Problem description
In how many lines of the material below does the string "Kout" appear? Answer with a single number.

Given records
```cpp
BFHIP_EXPORT int bfhip_conv2d_dgrad_wt(const void *dy, int ldg, const void *wt, const void *addend, int addend_stride, void *dx,
                                       int ldx, int N, int H, int W, int Cin, int Cout, int KH, int KW, int stride, int pad, int dil,
                                       int out_f32, void *stream_) {
  return conv2d_dgrad_impl(dy, ldg, nullptr, dx, ldx, N, H, W, Cin, Cout, KH, KW, stride, pad, dil, out_f32, (void *)wt,
                           bfhip_conv2d_dgrad_workspace_bytes(Cin, Cout, KH, KW), (hipStream_t)stream_, addend, addend_stride);
}

BFHIP_EXPORT int bfhip_conv2d_dgrad_fuses_addend(int KH, int KW, int stride, int pad, int out_f32) {
  return KH == 1 && KW == 1 && stride == 1 && pad == 0 && !out_f32 ? 1 : 0;
}

BFHIP_EXPORT int bfhip_split_bf16x3(const float *src, long long P, int C, void *chan, int order_chan, void *batch, int order_batch,
                                    void *stream_) {
  BFHIP_REQUIRE(src && (chan || batch) && P > 0 && C > 0 && C % 8 == 0, "split_bf16x3: bad arguments");
  BFHIP_REQUIRE(((uintptr_t)src % 16) == 0 && ((uintptr_t)chan % 16) == 0 && ((uintptr_t)batch % 16) == 0, "split_bf16x3: misaligned tensor");
  const long long total = P * (C / 8);
  BFHIP_REQUIRE(total < (1LL << 31) * 256, "split_bf16x3: tensor too large");
  hipLaunchKernelGGL(split_bf16x3_kernel, dim3((unsigned)ceil_div(total, 256)), dim3(256), 0, (hipStream_t)stream_, src, P, C,
                     (bf16_t *)chan, order_chan, (bf16_t *)batch, order_batch);
  return check_launch("split_bf16x3");
}

// ... 9 lines not shown
```

bevfusion-3d_object_detection_amd/csrc/conv_common.h:

```cpp
#pragma once
#include "common.h"
#include <stddef.h>

namespace bfhip {
namespace {

typedef unsigned short bf16_t;
typedef __attribute__((ext_vector_type(8))) __bf16 bf16x8;
typedef __attribute__((ext_vector_type(4))) short short4_t;
typedef __attribute__((ext_vector_type(16))) float f32x16;

constexpr int kZeroLines = 1024;
__device__ __attribute__((aligned(4096))) unsigned g_zero_page[kZeroLines * 16];

__device__ __forceinline__ const unsigned short *zero_src() {
  const unsigned line = (blockIdx.x * 8u + (threadIdx.x >> 6)) & (unsigned)(kZeroLines - 1);
  return (const unsigned short *)(g_zero_page + line * 16u);
}

struct ConvGeom {
  int N, H, W, C, ldx;
  int OH, OW;
  int KH, KW, stride, pad, dil;
  int transposed;
  int sshift, smask;
  int nq;
  long long M;
  int Kout;
  int ldw;
  int ldy;
  struct ParityClass { int h0, w0, Hc, Wc, kh0, kw0, nkh, nkw, tile0; } cls[17];
  int ncls;
};

__device__ __forceinline__ unsigned rne_bf16(float f) {
  unsigned u = __float_as_uint(f);
  if ((u & 0x7fffffffu) > 0x7f800000u) return (u >> 16) | 0x40u;
  return (u + 0x7fffu + ((u >> 16) & 1u)) >> 16;
}

__device__ __forceinline__ void glds16(const void *src, void *lds_dst) {
  __builtin_amdgcn_global_load_lds((const void __attribute__((address_space(1))) *)src,
                                   (void __attribute__((address_space(3))) *)lds_dst, 16, 0, 0);
}

__device__ __forceinline__ void build_tap_table(unsigned *taps, const ConvGeom &g) {
// ... 32 lines not shown
  return g;
}

inline ConvGeom conv_geom_dgrad(int N, int H, int W, int Cin, int ldx, int Cout, int ldg, int KH, int KW, int stride, int pad,
                                int dil, bool parity) {
  ConvGeom g = {};
  g.N = N; g.H = conv_out_dim(H, KH, stride, pad, dil); g.W = conv_out_dim(W, KW, stride, pad, dil); g.C = Cout; g.ldx = ldg;
  g.OH = H; g.OW = W;
  g.KH = KH; g.KW = KW; g.stride = stride; g.pad = pad; g.dil = dil; g.transposed = 1;
  g.sshift = __builtin_ctz((unsigned)stride); g.smask = stride - 1;
  g.nq = KH * KW * Cout / 8;
  g.M = (long long)N * H * W;
  g.Kout = Cin; g.ldw = KH * KW * Cout; g.ldy = ldx;
  if (stride > 1 && stride <= 4 && dil == 1 && parity) {
    g.transposed = 2;
    for (int ph = 0; ph < stride; ++ph)
      for (int pw = 0; pw < stride; ++pw) {
        ConvGeom::ParityClass &c = g.cls[g.ncls];
        c.kh0 = ph; c.kw0 = pw;
        c.nkh = ph < KH ? (KH - ph + stride - 1) / stride : 0;
        c.nkw = pw < KW ? (KW - pw + stride - 1) / stride : 0;
        if (c.nkh == 0 || c.nkw == 0) c.nkh = c.nkw = 0;
        c.h0 = ((ph - pad) % stride + stride) % stride;
        c.w0 = ((pw - pad) % stride + stride) % stride;
        c.Hc = c.h0 < H ? (H - c.h0 + stride - 1) / stride : 0;
        c.Wc = c.w0 < W ? (W - c.w0 + stride - 1) / stride : 0;
        c.tile0 = 0;
        if (c.Hc > 0 && c.Wc > 0) ++g.ncls;
      }
  }
  return g;
}

struct SplitPlan { int splits; long long rows_per_split; };
inline SplitPlan plan_splits(long long steps, int tiles, int slots, int min_steps) {
  long long want = tiles >= slots ? 1 : slots / tiles;
  if (want > steps / min_steps) want = steps / min_steps;
  if (want < 1) want = 1;
  const long long per = (steps + want - 1) / want;
  return {(int)((steps + per - 1) / per), per * 64};
}

}
// ... 2 lines not shown
```

bevfusion-3d_object_detection_amd/csrc/torch_binding.cpp:

```cpp
#include <torch/extension.h>
#include <torch/csrc/autograd/engine.h>
#include <torch/csrc/autograd/graph_task.h>
#include <c10/hip/HIPStream.h>
#include <c10/hip/HIPGuard.h>
#include <ATen/hip/impl/HIPStreamMasqueradingAsCUDA.h>
#include <hip/hip_runtime_api.h>

#include <map>
#include <mutex>
#include <vector>

#include "../../include/bevfusion_hip.h"

namespace {

using torch::Tensor;
using torch::autograd::AutogradContext;
using torch::autograd::tensor_list;

inline void *cur_stream(const Tensor &t) { return (void *)c10::hip::getCurrentHIPStream(t.get_device()).stream(); }
inline int dt_code(const Tensor &t) { return t.scalar_type() == at::kBFloat16 ? 1 : 0; }
inline void check(int rc, const char *what) {
  TORCH_CHECK(rc == 0, what, " failed (rc=", rc, "): ", bfhip_last_error());
}
// ... 441 lines not shown
    tensor_list out(7);
    if (!grads[0].defined()) return out;
    Tensor dy = as_nhwc_bf16(grads[0]);
    if (ctx->needs_input_grad(0))
      out[0] = g[3] ? hip_dgrad(dy, x, weight, wt, stride, pad, dil, Tensor(), 1) : lib_dgrad(dy, x, weight, stride, pad, dil);
    if (ctx->needs_input_grad(1)) out[1] = launch_wgrad(x, dy, weight, stride, pad, dil);
    return out;
  }
};

Tensor lib_conv2d(const Tensor &x, const Tensor &weight, int64_t stride, int64_t pad, int64_t dil, bool dgrad_hip,
                  const c10::optional<Tensor> &wt) {
  return LibConvFn::apply(x, weight, stride, pad, dil, dgrad_hip, wt);
}

}

PYBIND11_MODULE(TORCH_EXTENSION_NAME, m) {
  m.doc() = "C++ autograd front-ends over libbevfusion_hip.so (include/bevfusion_hip.h)";
  m.def("bn2d", &bn2d, "fused BatchNorm2d(+residual)(+ReLU), channels-last, training mode; optional statistics partials of the producing conv",
        pybind11::arg("x"), pybind11::arg("residual"), pybind11::arg("weight"), pybind11::arg("bias"), pybind11::arg("running_mean"),
        pybind11::arg("running_var"), pybind11::arg("eps"), pybind11::arg("momentum"), pybind11::arg("relu"),
        pybind11::arg("partial") = c10::optional<Tensor>(), pybind11::arg("relu_bits") = false);
  m.def("bn1d", &bn1d, "fused BatchNorm1d(+residual)(+ReLU) on f32[N, C], training mode");
  m.def("conv2d", &conv2d, "dense convolution on csrc/conv2d.hip (conv2d.py::_Conv2dFunction): [y, partial (empty without statistics)[, x']]",
        pybind11::arg("x"), pybind11::arg("weight"), pybind11::arg("bias"), pybind11::arg("stride"), pybind11::arg("pad"), pybind11::arg("dil"),
        pybind11::arg("emit_stats"), pybind11::arg("dgrad_lib"), pybind11::arg("fork"), pybind11::arg("wt"));
  m.def("lib_conv2d", &lib_conv2d, "library forward, HIP weight gradient (conv2d.py::_LibConvHipWgradFunction)", pybind11::arg("x"),
        pybind11::arg("weight"), pybind11::arg("stride"), pybind11::arg("pad"), pybind11::arg("dil"), pybind11::arg("dgrad_hip"), pybind11::arg("wt"));
  m.def("defer_wgrad", &defer_wgrad, "queue a layer's weight gradient for the grouped launch at the end of the running backward pass");
  m.def("set_wgrad_grouped", [](bool on) { g_grouped = on; });
  m.def("pending_wgrads", &pending_wgrads);
  m.def("abi_version", []() { return bfhip_abi_version(); });
}
```

bevfusion-3d_object_detection_amd/dense_modules.py:

```python
import os

import torch
import torch.nn.functional as F
from torch import nn

from . import _lib
from .bn2d import BatchNorm2dAct, BatchNormRows, bn_act
from .conv2d import Conv2d, Conv2dHipWgrad, fp32_island
from .linear_rows import linear_rows
from . import attention as split_attention
from .registry import MODELS


_RESNET_CONV = os.environ.get("BFHIP_RESNET_CONV", "tuned")


def _resnet_conv(cin, cout, k, stride=1, padding=0, bias=False):
    mode = _RESNET_CONV
    if mode == "tuned":
        m = Conv2dHipWgrad(cin, cout, k, stride=stride, padding=padding, bias=bias)
        if stride == 1 and k == 1:
            m.fwd = m.dgrad = "hip"
        elif k == 3:
            m.dgrad = "hip"
# ... 253 lines not shown
            outs.append(x)
        return tuple(outs)


@MODELS.register_module()
class SECONDFPN(nn.Module):
    def __init__(self, in_channels=[128, 128, 256], out_channels=[256, 256, 256], upsample_strides=[1, 2, 4],
                 norm_cfg=dict(type="BN", eps=1e-3, momentum=0.01), upsample_cfg=dict(type="deconv", bias=False),
                 conv_cfg=dict(type="Conv2d", bias=False), use_conv_for_no_stride=False):
        super().__init__()
        eps, mom = norm_cfg.get("eps", 1e-5), norm_cfg.get("momentum", 0.1)
        deblocks = []
        for i, oc in enumerate(out_channels):
            s = upsample_strides[i]
            if s > 1 or (s == 1 and not use_conv_for_no_stride):
                up = nn.ConvTranspose2d(in_channels[i], oc, s, stride=s, bias=False)
            else:
                k = int(round(1 / s))
                up = Conv2d(in_channels[i], oc, k, stride=k, bias=False)
            deblocks.append(nn.Sequential(up, *bn_act(oc, eps=eps, momentum=mom)))
        self.deblocks = nn.ModuleList(deblocks)

    def forward(self, x):
        ups = [d(x[i]) for i, d in enumerate(self.deblocks)]
        return [torch.cat(ups, dim=1) if len(ups) > 1 else ups[0]]


class PositionEncodingLearned(nn.Module):

    def __init__(self, input_channel, num_pos_feats=288):
        super().__init__()
# ... 323 lines not shown
```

Task solution
2